■ **Supplied records**:
···

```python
@register
class TilePropagation(nn.Module):

    def __init__(self):
        super().__init__()
        self.tile_update0 = TileUpdate0(32, 16, 32)
        self.tile_update1 = TileUpdate()
        self.tile_update2 = TileUpdate()
        self.tile_update3 = TileUpdate()
        self.tile_update4 = TileUpdate()
        self.tile_update4_1 = PostTileUpdate(40, 16, 32, 4)
        self.tile_update5 = PostTileUpdate(32, 16, 32, 4)
        self.tile_update6 = FinalTileUpdate(32, 3, 16, 2)

    def forward(self, fea_l, fea_r, init):
        h = self.tile_update0(fea_l[0], fea_r[0], init[0])[0]
        for i, upd in enumerate((self.tile_update1, self.tile_update2, self.tile_update3, self.tile_update4), 1):
            h = upd(fea_l[i], fea_r[i], init[i], h)[0]
        r1 = self.tile_update4_1(fea_l[2], h)
        r05 = self.tile_update5(fea_l[3], _up1(r1))
        return self.tile_update6(fea_l[4], _up1(r05))


@register
class HITNetMF(ops.RuntimeState, nn.Module):

    def __init__(self, backbone, initialization, propagation, loss=None):
        super().__init__()
        self.backbone = build_backbone(backbone)
        self.tile_init = MODELS.build(initialization)
        self.tile_update = MODELS.build(propagation)
        self.freezed = False
        self.loss = build_loss(loss) if loss is not None else None

    def extract_feat(self, img):
        return self.backbone(img)

    def _stereo_matching_pipelined(self, left_img, right_img):
        B, dev = left_img.shape[0], left_img.device
        ti, tu = self.tile_init, self.tile_update
        g = self.backbone.stages(ops.batch_pair(left_img, right_img))
        feas = [next(g), next(g)]
        L, R = (lambda i: feas[i][:B]), (lambda i: feas[i][B:])
# ... 47 lines not shown
```

include/codd_hip.h:

```cpp
#ifndef CODD_HIP_H
#define CODD_HIP_H

#ifdef __cplusplus
extern "C" {
#endif

#define CODD_ABI_VERSION 12

#define CODD_OK 0
#define CODD_EINVAL (-1)
#define CODD_EUNSUPPORTED (-2)

enum { CODD_OPT_GN_Q4 = 0, CODD_OPT_GN_BUILDER = 1, CODD_OPT_COUNT = 2 };
int codd_set_option(int key, int value);
int codd_get_option(int key);

enum { CODD_ACT_NONE = 0, CODD_ACT_LRELU02 = 1, CODD_ACT_RELU = 2, CODD_ACT_SIGMOID = 3,
       CODD_ACT_TANH = 4, CODD_ACT_MISH = 5, CODD_ACT_RELU_CH0 = 6 };

typedef struct {
  const float* ptr;
  int ctot;
  int coff;
} codd_view;
// ... 68 lines not shown
  codd_view in0, in1;
  int C0, C1;
  int B, H, W;
  int C;
  int mode;
  const float* wA;
  const float* bA;
  const float* wB;
  const float* bB;
  int actA, actB;
  int residual;
  float* out;
  int out_ctot, out_coff, cout_store;
  int rh;
} codd_roll_params;
long long codd_roll_packed_size(int C, int k, int Cin);
int codd_roll_pack_weights(const float* w, float* packed, int C, int Cout, int Cin, int k, void* stream);
int codd_conv_roll(const codd_roll_params* p, void* stream);
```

···

■ **Task description**: Output each line of the entries exactly, so that nothing is lost.

■ **Task output**:
```python
@register
class TilePropagation(nn.Module):

    def __init__(self):
        super().__init__()
        self.tile_update0 = TileUpdate0(32, 16, 32)
        self.tile_update1 = TileUpdate()
        self.tile_update2 = TileUpdate()
        self.tile_update3 = TileUpdate()
        self.tile_update4 = TileUpdate()
        self.tile_update4_1 = PostTileUpdate(40, 16, 32, 4)
        self.tile_update5 = PostTileUpdate(32, 16, 32, 4)
        self.tile_update6 = FinalTileUpdate(32, 3, 16, 2)

    def forward(self, fea_l, fea_r, init):
        h = self.tile_update0(fea_l[0], fea_r[0], init[0])[0]
        for i, upd in enumerate((self.tile_update1, self.tile_update2, self.tile_update3, self.tile_update4), 1):
            h = upd(fea_l[i], fea_r[i], init[i], h)[0]
        r1 = self.tile_update4_1(fea_l[2], h)
        r05 = self.tile_update5(fea_l[3], _up1(r1))
        return self.tile_update6(fea_l[4], _up1(r05))


@register
class HITNetMF(ops.RuntimeState, nn.Module):

    def __init__(self, backbone, initialization, propagation, loss=None):
        super().__init__()
        self.backbone = build_backbone(backbone)
        self.tile_init = MODELS.build(initialization)
        self.tile_update = MODELS.build(propagation)
        self.freezed = False
        self.loss = build_loss(loss) if loss is not None else None

    def extract_feat(self, img):
        return self.backbone(img)

    def _stereo_matching_pipelined(self, left_img, right_img):
        B, dev = left_img.shape[0], left_img.device
        ti, tu = self.tile_init, self.tile_update
        g = self.backbone.stages(ops.batch_pair(left_img, right_img))
        feas = [next(g), next(g)]
        L, R = (lambda i: feas[i][:B]), (lambda i: feas[i][B:])
# ... 47 lines not shown
```

include/codd_hip.h:

```cpp
#ifndef CODD_HIP_H
#define CODD_HIP_H

#ifdef __cplusplus
extern "C" {
#endif

#define CODD_ABI_VERSION 12

#define CODD_OK 0
#define CODD_EINVAL (-1)
#define CODD_EUNSUPPORTED (-2)

enum { CODD_OPT_GN_Q4 = 0, CODD_OPT_GN_BUILDER = 1, CODD_OPT_COUNT = 2 };
int codd_set_option(int key, int value);
int codd_get_option(int key);

enum { CODD_ACT_NONE = 0, CODD_ACT_LRELU02 = 1, CODD_ACT_RELU = 2, CODD_ACT_SIGMOID = 3,
       CODD_ACT_TANH = 4, CODD_ACT_MISH = 5, CODD_ACT_RELU_CH0 = 6 };

typedef struct {
  const float* ptr;
  int ctot;
  int coff;
} codd_view;
// ... 68 lines not shown
  codd_view in0, in1;
  int C0, C1;
  int B, H, W;
  int C;
  int mode;
  const float* wA;
  const float* bA;
  const float* wB;
  const float* bB;
  int actA, actB;
  int residual;
  float* out;
  int out_ctot, out_coff, cout_store;
  int rh;
} codd_roll_params;
long long codd_roll_packed_size(int C, int k, int Cin);
int codd_roll_pack_weights(const float* w, float* packed, int C, int Cout, int Cin, int k, void* stream);
int codd_conv_roll(const codd_roll_params* p, void* stream);
```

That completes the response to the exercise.